Si no actuaba, disgustaría a la señora de la casa.
Pero si actuaba, seguramente se ganaría el odio eterno de la Señorita.
¡La atmósfera comenzó a solidificarse!
¡Fue entonces cuando Wang Liyun salió del coche y llegó a la escena!
—¡Señora!
Al verla, Zhang Yang estaba tan conmovido que casi lloraba; finalmente, ya no tendría que enfrentar la ira de la Señorita.
—Sostén el paraguas para Ranran, ¡no dejes que se enfríe!
El tono de Wang Liyun era muy frío, tan despiadado como la lluvia otoñal.
—¡Sí!
El guardaespaldas abrió apresuradamente el paraguas y caminó hacia Chu Ran.
—¡Lárgate!
—¡No necesito tu falsa amabilidad!
Chu Ran miró con furia al guardaespaldas que se acercaba, luego se volvió hacia Wang Liyun con un dejo de resentimiento en sus hermosos ojos, su voz temblando de emoción:
— ¡Me lo prometiste claramente, que no le pondrías una mano encima!
¡Incomprensión!
¡Indignación!
¡Pero frente a su madre, verdaderamente solo un sentimiento de impotencia!

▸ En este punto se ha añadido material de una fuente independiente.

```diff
-            epilogue(GEN, M0[2], M1[2], tprow[0], tprow[64], W + o_prow + 16 * ct, xs_r, yq_r, 16 * ct + 4 * g4, 32 + (n16 & 7));
+            uint8_t* const d0 = W + o_own + 16 * ct, * const d1 = d0 + OD_WIN_BYTES;
+            row_split(M0);
+            epilogue(GEN, M0[0], M0[1], Tcol[0], Tcol[1], d0, xs0, yq0, 16 * ct + cbo, n16);
+            row_mm(A1, Trow[ct], M1);
+            epilogue(GEN, M0[1], M0[2], Tcol[0], Tcol[1], d0 + 16 * OD_PITCH, xs0, yq0, 16 * ct + cbo, 16 + n16);
+            row_split(M1);
+            epilogue(GEN, M1[0], M1[1], Tcol[0], Tcol[1], d1, xs1, yq1, 16 * ct + cbo, n16);
+            epilogue(GEN, M1[1], M1[2], Tcol[0], Tcol[1], d1 + 16 * OD_PITCH, xs1, yq1, 16 * ct + cbo, 16 + n16);
+            const v4i m02 = M0[2];
+            const v4i tp0 = tprow[0], tp1 = tprow[64];
+            if (ct == 0) row_mm(A0, Trow[1], M0);
+            epilogue(GEN, m02, M1[2], tp0, tp1, W + o_prow + 16 * ct, xs_r, yq_r, 16 * ct + cbo, 32 + (n16 & 7));
+            if constexpr (p == 0 && ANG::value)
+                if (ct == 0) sincosf_orb(ang.angle * (float)(3.14159265358979323846 / 180.f), &ang.sn, &ang.cs);
         }
     };
-#pragma unroll 1
-    for (int p = 0; p < 2; p++) {
-        if (p > 0 && nlive <= 2) continue;
-        const int xs0 = p ? w2.xs : w0.xs, yq0 = p ? w2.yq : w0.yq, xs1 = p ? w3.xs : w1.xs, yq1 = p ? w3.yq : w1.yq;
-        const uint32_t tw0 = p ? w2.tw : w0.tw, tw1 = p ? w3.tw : w1.tw;
-        if ((p ? w2.gen || w3.gen : w0.gen || w1.gen) || tw0 != tw1) blur_pair(std::integral_constant<int, OD_GEN>{}, p, xs0, yq0, xs1, yq1);
-        else if (tw0) blur_pair(std::integral_constant<int, OD_EVEN>{}, p, xs0, yq0, xs1, yq1);
-        else blur_pair(std::integral_constant<int, OD_UP>{}, p, xs0, yq0, xs1, yq1);
-    }
+    auto blur_pair_of = [&](auto P, const OdWin& wa, const OdWin& wb) {
+        if (wa.gen || wb.gen || wa.tw != wb.tw) blur_pair(std::integral_constant<int, OD_GEN>{}, P, wa.xs, wa.yq, wb.xs, wb.yq);
+        else if (wa.tw) blur_pair(std::integral_constant<int, OD_EVEN>{}, P, wa.xs, wa.yq, wb.xs, wb.yq);
+        else blur_pair(std::integral_constant<int, OD_UP>{}, P, wa.xs, wa.yq, wb.xs, wb.yq);
+    };
+    blur_pair_of(std::integral_constant<int, 0>{}, w0, w1);
+    if (nlive > 2) blur_pair_of(std::integral_constant<int, 1>{}, w2, w3);
     {
         const bool gen = w0.gen || w1.gen || w2.gen || w3.gen || w0.tw != w1.tw || w0.tw != w2.tw || w0.tw != w3.tw;
         const int wsc = (n16 < 8 ? 2 : 0) + (g4 >= 2 ? 1 : 0);
         const int xs_k = wsc == 0 ? w0.xs : wsc == 1 ? w1.xs : wsc == 2 ? w2.xs : w3.xs;
         const int yq_k = wsc == 0 ? w0.yq : wsc == 1 ? w1.yq : wsc == 2 ? w2.yq : w3.yq;
-        if (gen) epilogue(std::integral_constant<int, OD_GEN>{}, mc[1], mc[0], tprow[0], tprow[64], win0 + o_corner, xs_k, yq_k, 32 + 4 * (g4 & 1), 32 + (n16 & 7));
-        else if (w0.tw) epilogue(std::integral_constant<int, OD_EVEN>{}, mc[1], mc[0], tprow[0], tprow[64], win0 + o_corner, xs_k, yq_k, 32 + 4 * (g4 & 1), 32 + (n16 & 7));
-        else epilogue(std::integral_constant<int, OD_UP>{}, mc[1], mc[0], tprow[0], tprow[64], win0 + o_corner, xs_k, yq_k, 32 + 4 * (g4 & 1), 32 + (n16 & 7));
+        auto corner = [&](auto MODE) {
+            const v4i tp0 = tprow[0], tp1 = tprow[64];
+            epilogue(MODE, mc[1], mc[0], tp0, tp1, win0 + o_corner, xs_k, yq_k, 32 + 4 * (g4 & 1), 32 + (n16 & 7));
+        };
+        if (gen) corner(std::integral_constant<int, OD_GEN>{});
+        else if (w0.tw) corner(std::integral_constant<int, OD_EVEN>{});
+        else corner(std::integral_constant<int, OD_UP>{});
     }
 }
 
@@ -259,6 +270,11 @@
         if (b.out_status) b.out_status[frame] = st;
     }
     if (!work) return;
+    v4i Trow[3], Tcol[2];
+#pragma unroll
+    for (int c = 0; c < 3; c++) Trow[c] = *reinterpret_cast<const v4i*>(c_od.trow[c][lane]);
+#pragma unroll
+    for (int c = 0; c < 2; c++) Tcol[c] = *reinterpret_cast<const v4i*>(c_od.tcol[c][lane]);
     const int x = kp.pos & 0xFFFF, y = kp.pos >> 16;
     const uint8_t* plain;
     unsigned pstride;
@@ -313,11 +329,6 @@
     fixmask = (uint32_t)__builtin_amdgcn_readfirstlane((int)fixmask);
     asm volatile("s_waitcnt lgkmcnt(0)\n\ts_barrier" ::: "memory");
 
-    v4i Trow[3], Tcol[2];
-#pragma unroll
-    for (int c = 0; c < 3; c++) Trow[c] = *reinterpret_cast<const v4i*>(c_od.trow[c][lane]);
-#pragma unroll
-    for (int c = 0; c < 2; c++) Tcol[c] = *reinterpret_cast<const v4i*>(c_od.tcol[c][lane]);
     asm volatile("s_waitcnt vmcnt(0)" ::: "memory");
     wave_lds_fence();
 
@@ -396,7 +407,7 @@
         const int p01 = (rsub - HALF_PATCH) * (int)a_si + (int)a_r;
         m10 = row16_sum(p10); m01 = row16_sum(p01);
     }
-    const float angle = fast_atan2_deg((float)m01, (float)m10);
+    OdAngle ang = {m01, m10, 0.f, 0.f, 0.f};
     wave_lds_fence();
 
     int xsw[OD_KPW], yqw[OD_KPW];
@@ -412,13 +423,11 @@
         tww[q] = liveq ? (lo ? 1u : 0u) : tww[q > 0 ? q - 1 : 0];
         genw[q] = liveq && (((fixmask >> (4 + q)) & 1u) || lo != hi);
     }
-    od_blur_windows(win0, lane, min(cnt - k0, OD_KPW), OdWin{xsw[0], yqw[0], tww[0], genw[0]}, OdWin{xsw[1], yqw[1], tww[1], genw[1]},
+    od_blur_windows(std::true_type{}, ang, win0, lane, min(cnt - k0, OD_KPW), OdWin{xsw[0], yqw[0], tww[0], genw[0]}, OdWin{xsw[1], yqw[1], tww[1], genw[1]},
                     OdWin{xsw[2], yqw[2], tww[2], genw[2]}, OdWin{xsw[3], yqw[3], tww[3], genw[3]}, L.w, L.h, L.wvec, Trow, Tcol, s_tprow + lane);
     wave_lds_fence();
 
-    const float factorPI = (float)(3.14159265358979323846 / 180.f);
-    float sn, cs;
-    sincosf_orb(angle * factorPI, &sn, &cs);
+    const float angle = ang.angle, sn = ang.sn, cs = ang.cs;
     const float4* pat = reinterpret_cast<const float4*>(s_pat) + li;
     uint32_t mybits = 0;
     {
@@ -515,7 +524,8 @@
     const int big = 1 << 20;
     const OdWin w = {0, 18, ties_even ? 1u : 0u, general != 0};
     uint8_t* W = reinterpret_cast<uint8_t*>(s_w);
-    od_blur_windows(W, lane, nlive, w, w, w, w, big, big, ties_even ? big : 0, Trow, Tcol, s_tprow + lane);
+    OdAngle noang = {0, 0, 0.f, 0.f, 0.f};
+    od_blur_windows(std::false_type{}, noang, W, lane, nlive, w, w, w, w, big, big, ties_even ? big : 0, Trow, Tcol, s_tprow + lane);
     wave_lds_fence();
     for (int i = lane; i < nlive * (37 * 40); i += 64) {
         const int q = i / (37 * 40), r = (i - q * (37 * 40)) / 40, c = i % 40;
diff --git a/orb_slam_amd/csrc/orb_math.h b/orb_slam_amd/csrc/orb_math.h
--- a/orb_slam_amd/csrc/orb_math.h
+++ b/orb_slam_amd/csrc/orb_math.h
@@ -32,16 +32,11 @@
     const float p5 = 0.1555786518463281f * k, p7 = -0.04432655554792128f * k;
     const float eps = 2.2204460492503131e-16f;
     float ax = fabsf(x), ay = fabsf(y);
-    float a, c, c2;
-    if (ax >= ay) {
-        c = ay / (ax + eps);
-        c2 = c * c;
-        a = (((p7 * c2 + p5) * c2 + p3) * c2 + p1) * c;
-    } else {
-        c = ax / (ay + eps);
-        c2 = c * c;
-        a = 90.f - (((p7 * c2 + p5) * c2 + p3) * c2 + p1) * c;
-    }
+    const bool xg = ax >= ay;
+    const float c = (xg ? ay : ax) / ((xg ? ax : ay) + eps);
+    const float c2 = c * c;
+    float a = (((p7 * c2 + p5) * c2 + p3) * c2 + p1) * c;
+    if (!xg) a = 90.f - a;
     if (x < 0) a = 180.f - a;
     if (y < 0) a = 360.f - a;
     return a;
```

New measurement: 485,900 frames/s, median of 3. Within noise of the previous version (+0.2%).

El rostro de Wang Liyun estaba inexpresivo, sin mostrar el más mínimo dolor de corazón, y dijo indiferentemente:
—¿Es esta la manera en que me hablas?
¡Ella no entendía qué había hecho mal!
Aparte de en asuntos de matrimonio, ¿de qué manera había forzado alguna vez a Chu Ran?
¿Pero por qué no podía escucharla solo por esta vez?
—Siempre actúas tan altiva y poderosa, ¡es imposible para mí alcanzarte!
—con lágrimas en la voz, Chu Ran exclamó:
— ¿Quieres matarlo, verdad?
—¡Bien!
—¡Primero pasa sobre mi cadáver!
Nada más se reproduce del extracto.